The list will be different for each guy, but here are a couple of major ones for me that I like to see in girls.

*Superficial stuff*: Keep your hair nice. By 'nice', I mean smooth/shiny and relatively well behaved. Hair is probably the first thing I notice on a girl, and even if I can't see her face, I will be turned on by the sight of nice hair alone.

*Non-superficial stuff*: In terms of personality, etc., the most attractive thing in a girl is for her to be affectionate. Being 'touchy' and 'huggy' is a definite turn-on; I fondly remember all 3 times in my life that a girl has hugged me. But being affectionate isn't only physical - you can be affectionate by being nice, caring and attentive.

These are the two biggest sources of attraction for me, and I think many guys would agree.


----------



## lonelygirl88 (Dec 25, 2009)

If you didn't have so many people in your gender that lived under the "hump 'em and/or dump 'em" philosophy...

Being more compassionate, sensitive, and understanding...


----------



## huh (Mar 19, 2007)

fingertips said:


> i like a lady who can fly a hot air balloon.

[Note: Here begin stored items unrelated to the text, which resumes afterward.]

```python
def _dup_geometry(lo, s, C, what):
    N, h, w, K, ld = nhwc(lo)
    if lo.dtype not in _DT:
        raise RuntimeError("%s: float32 or bfloat16 logits, got %s" % (what, lo.dtype))
    if K != s * s * C:
        raise RuntimeError("%s: %d channels are not s*s*C = %d*%d*%d" % (what, K, s, s, C))
    return N, h, w, ld


def dup_ce_fwd(lo, target, s, C, ignore_index):
    N, h, w, ld = _dup_geometry(lo, s, C, "dup_ce")
    if not target.is_cuda or target.dtype != torch.int64 \
            or tuple(target.shape) != (N, h * s, w * s):
        raise RuntimeError("dup_ce: target must be an int64 HIP tensor [N, H, W] = %s, got %s"
                           % ((N, h * s, w * s), tuple(target.shape)))
    blocks = LIB.query("seg_dup_ce_blocks", _DT[lo.dtype], ld, N, h, w, s, C)
    ws = torch.empty(2 * max(blocks, 1), dtype=torch.float64, device=lo.device)
    out = torch.empty(2, dtype=torch.float32, device=lo.device)
    LIB.call("seg_dup_ce_fwd", _DT[lo.dtype], _p(lo), ld, N, h, w, s, C, _p(target.contiguous()),
# ... 750 lines not shown
```

segmentron_amd/models/backbones/xception.py:

```python
import torch
import torch.nn as nn

from ... import functional as F
from ...config import cfg
from ...modules import SeparableConv2d
from .build import BACKBONE_REGISTRY

__all__ = ["Xception65", "XceptionBlock", "xception65"]


class XceptionBlock(nn.Module):

    def __init__(self, channel_list, stride=1, dilation=1, skip_connection_type="conv",
                 relu_first=True, low_feat=False, norm_layer=nn.BatchNorm2d):
        super().__init__()
        assert len(channel_list) == 4
        if skip_connection_type not in ("conv", "sum", "none"):
            raise ValueError("Unsupported skip connection type.")
        self.skip_connection_type = skip_connection_type
        self.relu_first = relu_first
        self.low_feat = low_feat
        c = channel_list
        if skip_connection_type == "conv":
            self.conv = nn.Conv2d(c[0], c[3], 1, stride=stride, bias=False)
# ... 23 lines not shown
        if self.low_feat:
            if self.relu_first:
                low_fork = F.low_feat_fork(sc2, self.sep_conv3.block.depthwise)
            t = F.fork(sc2.t, 2)
            sc2 = F.Act(t[0], sc2.bn, sc2.relu)
            low = F.Act(t[1], sc2.bn, sc2.relu, park=low_fork)
        residual = self.sep_conv3(sc2, fork=low_fork) if low_fork is not None \
            else self.sep_conv3(sc2)
        if self.skip_connection_type == "conv":
            shortcut = F.conv_bn(skip_in, self.conv, self.bn, park=fork)
            outputs = F.Act(F.materialize(residual, residual=shortcut))
        elif self.skip_connection_type == "sum":
            outputs = F.Act(F.materialize(residual, residual=inputs, fork=fork))
        else:
            outputs = residual
        return (outputs, low) if self.low_feat else outputs


class Xception65(nn.Module):

    def __init__(self, norm_layer=nn.BatchNorm2d):
        super().__init__()
        os_ = cfg.MODEL.OUTPUT_STRIDE
        if os_ == 32:
            b3_stride, mid_dil, exit_dil, exit_stride = 2, 1, (1, 1), 2
        elif os_ == 16:
            b3_stride, mid_dil, exit_dil, exit_stride = 2, 1, (1, 2), 1
        elif os_ == 8:
            b3_stride, mid_dil, exit_dil, exit_stride = 1, 2, (2, 4), 1
        else:
            raise NotImplementedError
        self.conv1 = nn.Conv2d(3, 32, 3, stride=2, padding=1, bias=False)
        self.bn1 = norm_layer(32)
        self.relu = nn.ReLU()
        self.conv2 = nn.Conv2d(32, 64, 3, stride=1, padding=1, bias=False)
        self.bn2 = norm_layer(64)
        self.block1 = XceptionBlock([64, 128, 128, 128], stride=2, norm_layer=norm_layer)
        self.block2 = XceptionBlock([128, 256, 256, 256], stride=2, low_feat=True,
                                    norm_layer=norm_layer)
        self.block3 = XceptionBlock([256, 728, 728, 728], stride=b3_stride, low_feat=True,
                                    norm_layer=norm_layer)
        for i in range(4, 20):
            setattr(self, "block%d" % i,
                    XceptionBlock([728] * 4, dilation=mid_dil, skip_connection_type="sum",
                                  norm_layer=norm_layer))
        self.block20 = XceptionBlock([728, 728, 1024, 1024], stride=exit_stride,
                                     dilation=exit_dil[0], norm_layer=norm_layer)
        self.block21 = XceptionBlock([1024, 1536, 1536, 2048], dilation=exit_dil[1],
                                     skip_connection_type="none", relu_first=False,
                                     norm_layer=norm_layer)

    def forward(self, x):
        from ... import compute_dtype
        a = F.Act(F.image_to_nhwc(x, compute_dtype()))
        a = F.conv_bn(a, self.conv1, self.bn1)
        a.relu = True
        a = F.conv_bn(a, self.conv2, self.bn2)
        a.relu = True
        a = self.block1(a)
        a, c1 = self.block2(a)
        a, c2 = self.block3(a)
        for i in range(4, 20):
            a = getattr(self, "block%d" % i)(a)
        c3 = a
        a = self.block20(c3)
        c4 = self.block21(a)
        return c1, c2, c3, c4


@BACKBONE_REGISTRY.register()
def xception65(norm_layer=nn.BatchNorm2d):
    return Xception65(norm_layer=norm_layer)
```

Measured before the change: 91.45 images/sec.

Me too, that's soo hot :whip


----------



## cafune (Jan 11, 2011)

Kakaka said:


> Don't act like a stereotypical "ladette". I don't mean being interested in sports or drinking pints, that's actually quite sexy. It's girls who are overly loud, obnoxious, intimidating, sarcastic, arrogant and don't have any real ambition or interests other than getting sh*t-faced on a Friday night.
> 
> And don't get stupid tattoos, you know what I mean: butterflies, paw prints... My first impression when I see these tattoos - you're a bit dim, don't have much creativity and aren't fussed about what gets etched onto your body for the rest of your life.
> 
> Interesting thread btw.


Honestly, I think the female should be able to act however she wants, if who she is, is a "ladette," then why shouldn't she be one? I don't think you should use one word to summarize what you think girls should not be... although, I can understand the characteristics that you don't appreciate in females. However, the idea of a female being intimidating, I think, is somewhat subjective. A person that some will find intimidating, will not be so intimidating to others. And about the female being sarcastic, why is that so wrong? It depends on how the sarcasm is used, is it somewhat teasing, or just biting? Sarcasm does not always have to be cold.

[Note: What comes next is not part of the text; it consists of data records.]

+            rp.J.job[rp.J.njobs++] = a;
+            rp.blocks += take;
+            cap -= take;
+            begin += take;
+        }
+        rp.rest_blocks[i] = 0;
+        if ((e.flags & FGC_DW_CARRY_LAST) && begin < total) {
+            FGC_CHECK_ARG(tn_groupable(pl.variant) || begin == 0, "fgc_conv_bwd: carry %d: a GEMM of this form runs in one piece", i);
+            rp.rest[i] = pl;
+            rp.rest[i].a.first = begin;
+            rp.rest_blocks[i] = total - begin;
+            begin = total;
+        }
+        FGC_CHECK_ARG(begin == total || !writes_r ||
+                      !ranges_overlap(e.io->r, (size_t)we.nred * io_r_ld(e.io, e.desc->cout, we.bf16) * (we.bf16 ? 2 : 4), io->r,
+                                      host_r_bytes),
+                      "fgc_conv_bwd: carry %d: %d of %d workgroups of its weight-gradient GEMM would still be pending when this "
+                      "call's data kernel overwrites the r they read (set FGC_DW_CARRY_LAST)", i, total - begin, total);
+        rp.new_begin[i] = begin;
+        rp.n = i + 1;
+    }
+    return FGC_OK;
+}
+static int finish_riders(const fgc_conv_bwd_io* io, RidePlan& rp, hipStream_t st) {
+    for (int i = 0; i < rp.n; ++i) {
+        if (rp.rest_blocks[i] > 0) {
+            int rc;
+            if (tn_groupable(rp.rest[i].variant)) {
+                TnJobs G;
+                G.njobs = 1;
+                G.job[0] = rp.rest[i].a;
+                G.job[0].block0 = 0;
+                rc = tn_launch_group(rp.rest[i].variant, G, rp.rest_blocks[i], "gemm_tn_kernel:dW", st);
+            } else {
+                rc = tn_launch_one(rp.rest[i], "gemm_tn_kernel:dW", st);
+            }
+            if (rc) return rc;
+        }
+        io->carry[i].io->dw_begin = rp.new_begin[i];
+    }
+    return FGC_OK;
 }
 
 }
@@ -1559,6 +1676,13 @@
         put("k1_okg", "%d", c.okg);
         put("k1_aglobal", "%d", (int)c.a_global);
         put("k1_vec4", "%d", (int)c.k1_vec4);
+        RidePlan rp;
+        rc = plan_riders(d, io, w, c, rp);
+        if (rc) return rc;
+        int rest = 0;
+        for (int i = 0; i < rp.n; ++i) rest += rp.rest_blocks[i];
+        put("k1_ride", "%d", rp.blocks);
+        put("k1_ride_rest", "%d", rest);
     } else {
         put("k1", "%s", k1_names[w.k1]);
     }
@@ -1616,6 +1740,9 @@
     hipStream_t st = (hipStream_t)stream;
     const BwdCall c = bwd_call(w, d, io);
     const int stages = c.stages;
+    RidePlan rp;
+    rc = plan_riders(d, io, w, c, rp);
+    if (rc) return rc;
     const bool pack_here = !(io->flags & FGC_CONV_PACKED);
     PackJob pjobs[2];
     size_t ptotals[2];
@@ -1632,7 +1759,9 @@
             if (rc) return rc;
         }
         if (stages & 3) {
-            rc = launch_pair_bwd_logits(d, io, w.db_part, w.dc_part, st);
+            rc = launch_pair_bwd_logits(d, io, w.db_part, w.dc_part, st, &rp.J, rp.blocks);
+            if (rc) return rc;
+            rc = finish_riders(io, rp, st);
             if (rc) return rc;
         }
         if (stages & 4) {
@@ -1693,7 +1822,9 @@
                 lp.pool_dy = io->pool_dy;
             }
             lp.a_global = c.a_global;
-            rc = launch_k1(w, c, d, p, lp, st);
+            rc = launch_k1(w, c, d, p, lp, st, &rp.J, rp.blocks);
+            if (rc) return rc;
+            rc = finish_riders(io, rp, st);
             if (rc) return rc;
         }
         if ((stages & 4) && !(io->data_tile_list && io->n_data_tiles == 0)) {
@@ -1768,7 +1899,12 @@
                               "fgc_conv_bwd_reduce: layer %d: r_ld = %d is not a row stride of r for cout = %d", i, io->r_ld, d->cout);
                 pl = layer_tn_plan(d, io, w);
             }
+            const int total = (int)tn_grid(pl.ntiles, pl.nsplits).x, done = io->dw_begin;
+            FGC_CHECK_ARG(done >= 0 && done <= total && done % 8 == 0, "fgc_conv_bwd_reduce: layer %d: dw_begin = %d outside [0, %d] or "
+                          "not a multiple of 8", i, done, total);
+            if (done == total) continue;
             if (!tn_groupable(pl.variant)) {
+                FGC_CHECK_ARG(done == 0, "fgc_conv_bwd_reduce: layer %d: a GEMM of this form runs in one piece", i);
                 rc = tn_launch_one(pl, "gemm_tn_kernel:dW", st);
                 if (rc) return rc;
                 continue;
@@ -1780,8 +1916,9 @@
                 nb[pl.variant] = 0;
             }
             pl.a.block0 = nb[pl.variant];
+            pl.a.first = done;
             J.job[J.njobs++] = pl.a;
-            nb[pl.variant] += (int)tn_grid(pl.ntiles, pl.nsplits).x;
+            nb[pl.variant] += total - done;
         }
         for (int v = 0; v < TN_NVARIANTS; ++v) {
             rc = tn_launch_group(v, G[v], nb[v], "gemm_tn_kernel:dW", st);
diff --git a/facet_graph_convolution_amd/csrc/fgc_conv_pair.h b/facet_graph_convolution_amd/csrc/fgc_conv_pair.h
--- a/facet_graph_convolution_amd/csrc/fgc_conv_pair.h
+++ b/facet_graph_convolution_amd/csrc/fgc_conv_pair.h
@@ -1,5 +1,6 @@
 #pragma once
 #include "fgc_common.h"
+#include "fgc_gemm_tn.h"
 
 namespace fgc {
 
@@ -12,6 +13,6 @@
 }
 int launch_pair_fwd(const fgc_conv_desc* d, float* ag, float* y, void* workspace, hipStream_t st);
 int launch_pair_bwd_logits(const fgc_conv_desc* d, const fgc_conv_bwd_io* io, float* db_part, float* dc_part,
-                           hipStream_t st);
+                           hipStream_t st, const TnJobs* riders = nullptr, int rider_blocks = 0);
 
 }
diff --git a/facet_graph_convolution_amd/csrc/fgc_conv_pair.hip b/facet_graph_convolution_amd/csrc/fgc_conv_pair.hip
--- a/facet_graph_convolution_amd/csrc/fgc_conv_pair.hip
+++ b/facet_graph_convolution_amd/csrc/fgc_conv_pair.hip
@@ -2,6 +2,7 @@
 
 #include "fgc_conv_core.h"
 #include "fgc_conv_pair.h"
+#include "fgc_gemm_tn_dev.h"
 
 namespace fgc {
 
@@ -418,14 +419,32 @@
     return v;
 }
 
-template <int COUT, bool BF>
-__global__ __launch_bounds__(256, FGC_PAIR_LB_BWD) void pair_bwd_logits_kernel(PairParams p) {
+struct PairRide {
+    int nb_host, host_blocks;
+    TnJobs J;
+};
+template <int COUT, bool BF, typename... RIDE>
+__global__ __launch_bounds__(256, sizeof...(RIDE) > 0 ? 3 : FGC_PAIR_LB_BWD) void pair_bwd_logits_kernel(PairParams p, RIDE... ride) {
     constexpr int LPB = COUT / 4, BPW = 64 / LPB, BPG = 4 * BPW;
     constexpr int RED_LD = COUT + 12;
-    __shared__ __attribute__((aligned(16))) float qs[BPG * PQ_STRIDE];
-    __shared__ __attribute__((aligned(16))) float red[BPG * RED_LD];
+    constexpr bool RIDING = sizeof...(RIDE) > 0;
+    static_assert(!RIDING || !BF, "riders: fp32 storage");
+    constexpr int HOST_FLOATS = BPG * PQ_STRIDE + BPG * RED_LD;
+    __shared__ __attribute__((aligned(16))) float qs[RIDING ? (HOST_FLOATS * 4 > TN_LDS_BYTES ? HOST_FLOATS : TN_LDS_BYTES / 4) : BPG * PQ_STRIDE];
+    __shared__ __attribute__((aligned(16))) float red_own[RIDING ? 4 : BPG * RED_LD];
+    float* const red = RIDING ? qs + BPG * PQ_STRIDE : red_own;
     const int wave = threadIdx.x >> 6, lane = threadIdx.x & 63, bl = lane / LPB, kl = lane % LPB;
-    const int wg = xcd_tile(blockIdx.x, gridDim.x);
+    unsigned nblocks = gridDim.x;
+    if constexpr (RIDING) {
+        const PairRide& R = (ride, ...);
+        if ((int)blockIdx.x >= R.host_blocks) {
+            tn_group_block<4, false>(R.J, (int)blockIdx.x - R.host_blocks, reinterpret_cast<float(*)[64][65]>(qs));
+            return;
+        }
+        if ((int)blockIdx.x >= R.nb_host) return;
+        nblocks = (unsigned)R.nb_host;
+    }
+    const int wg = xcd_tile(blockIdx.x, nblocks);
     const int b = (wg * 4 + wave) * BPW + bl;
     const bool valid = b < p.nb;
     const int bc = min(b, p.nb - 1);
@@ -610,7 +629,8 @@
     return FGC_OK;
 }
 
-int launch_pair_bwd_logits(const fgc_conv_desc* d, const fgc_conv_bwd_io* io, float* db_part, float* dc_part, hipStream_t st) {
+int launch_pair_bwd_logits(const fgc_conv_desc* d, const fgc_conv_bwd_io* io, float* db_part, float* dc_part, hipStream_t st,
+                           const TnJobs* riders, int rider_blocks) {
     PairParams p{};
     p.nb = d->n >> 2;
     p.prow = d->pair_rowptr;
@@ -632,6 +652,13 @@
     p.dt_bytes = (unsigned)((size_t)d->n_pairs * d->cout * ((d->flags & FGC_CONV_BF16) ? 2 : 4));
     p.dl_bytes = (unsigned)((size_t)d->n_pairs * FGC_DL_LD * 4);
     const int grid = pair_num_wgs(d);
+    if (riders && rider_blocks > 0) {
+        const int hb = cdiv(grid, 8) * 8;
+        if (d->cout == 32) FGC_LAUNCH("pair_bwd_logits_kernel+dW", st, (pair_bwd_logits_kernel<32, false, PairRide>), dim3(hb + rider_blocks), dim3(256), 0, p, PairRide{grid, hb, *riders});
+        else FGC_LAUNCH("pair_bwd_logits_kernel+dW", st, (pair_bwd_logits_kernel<64, false, PairRide>), dim3(hb + rider_blocks), dim3(256), 0, p, PairRide{grid, hb, *riders});
+        FGC_CHECK_LAUNCH("fgc_conv_bwd/pair_logits+dW");
+        return FGC_OK;
+    }
     if (d->flags & FGC_CONV_BF16) {
         if (d->cout == 32) FGC_LAUNCH("pair_bwd_logits_kernel", st, (pair_bwd_logits_kernel<32, true>), dim3(grid), dim3(256), 0, p);
         else FGC_LAUNCH("pair_bwd_logits_kernel", st, (pair_bwd_logits_kernel<64, true>), dim3(grid), dim3(256), 0, p);
diff --git a/facet_graph_convolution_amd/csrc/fgc_gemm_tn.h b/facet_graph_convolution_amd/csrc/fgc_gemm_tn.h
--- a/facet_graph_convolution_amd/csrc/fgc_gemm_tn.h
+++ b/facet_graph_convolution_amd/csrc/fgc_gemm_tn.h
@@ -10,6 +10,7 @@
     float* slab;
     int lda, P, c0, c1, shift, rows, rps;
     int block0;
+    int first;
 };
 constexpr int TN_MAX_JOBS = 8;
 struct TnJobs {
diff --git a/facet_graph_convolution_amd/csrc/fgc_gemm_tn.hip b/facet_graph_convolution_amd/csrc/fgc_gemm_tn.hip
--- a/facet_graph_convolution_amd/csrc/fgc_gemm_tn.hip
+++ b/facet_graph_convolution_amd/csrc/fgc_gemm_tn.hip
@@ -1,6 +1,6 @@
 #include <algorithm>
 
-#include "fgc_gemm_tn.h"
+#include "fgc_gemm_tn_dev.h"
 
 namespace fgc {
 
@@ -27,21 +27,6 @@
             else if (q < Q) b[t] = x1[sr * c1 + (q - c0)];
         }
     }
-}
-
-__device__ __forceinline__ bool tn_block(int ntiles, int nsplits, int& tile, int& split, int vblock = -1) {
-    const int L = vblock >= 0 ? vblock : (int)blockIdx.x, xcd = L & 7, idx = L >> 3;
-    tile = idx % ntiles;
-    split = (idx / ntiles) * 8 + xcd;
-    return split < nsplits;
-}
-
-__device__ __forceinline__ int tn_job_of(const TnJobs& J) {
-    int q = 0;
-#pragma unroll
-    for (int t = 1; t < TN_MAX_JOBS; ++t)
-        if (t < J.njobs && (int)blockIdx.x >= J.job[t].block0) q = t;
-    return q;
 }
 
 template <bool VEC4>
@@ -101,271 +86,18 @@
     }
 }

And about the "stupid tattoos," well, I think that some of those tattoos may be significant to their owners. A butterfly can connote a great deal of things. And how would you know how much thought they put into getting their tattoos?


----------



## layitontheline (Aug 19, 2009)

Don't be glued to your phone - I like to think that you are a lone wolf like myself. Don't say you like bars - Automatic turnoff. Make decisions - I like a decisive guy. Don't wear fashionable clothes - Cheap jeans and hoodies are sexy. Refrain from looking at any other female in the vicinity while talking to me - You are definitely being tested on this and will earn points if you make me feel like I'm the only girl in the room. Be compassionate and kind - The whole jerk/careless act is very unattractive.


----------



## mrbojangles (Oct 8, 2009)

layitontheline said:


> Refrain from looking at any other female in the vicinity while talking to me - You are definitely being tested on this and will earn points if you make me feel like I'm the only girl in the room.


You can't fight nature :b


----------



## Kakaka (Apr 7, 2010)

Live Laugh Love said:


> Honestly, I think the female should be able to act however she wants, if who she is, is a "ladette," then why shouldn't she be one? I don't think you should use one word to summarize what you think girls should not be... although, I can understand the characteristics that you don't appreciate in females. However, the idea of a female being intimidating, I think, is somewhat subjective. A person that some will find intimidating, will not be so intimidating to others. And about the female being sarcastic, why is that so wrong? It depends on how the sarcasm is used, is it somewhat teasing, or just biting? Sarcasm does not always have to be cold.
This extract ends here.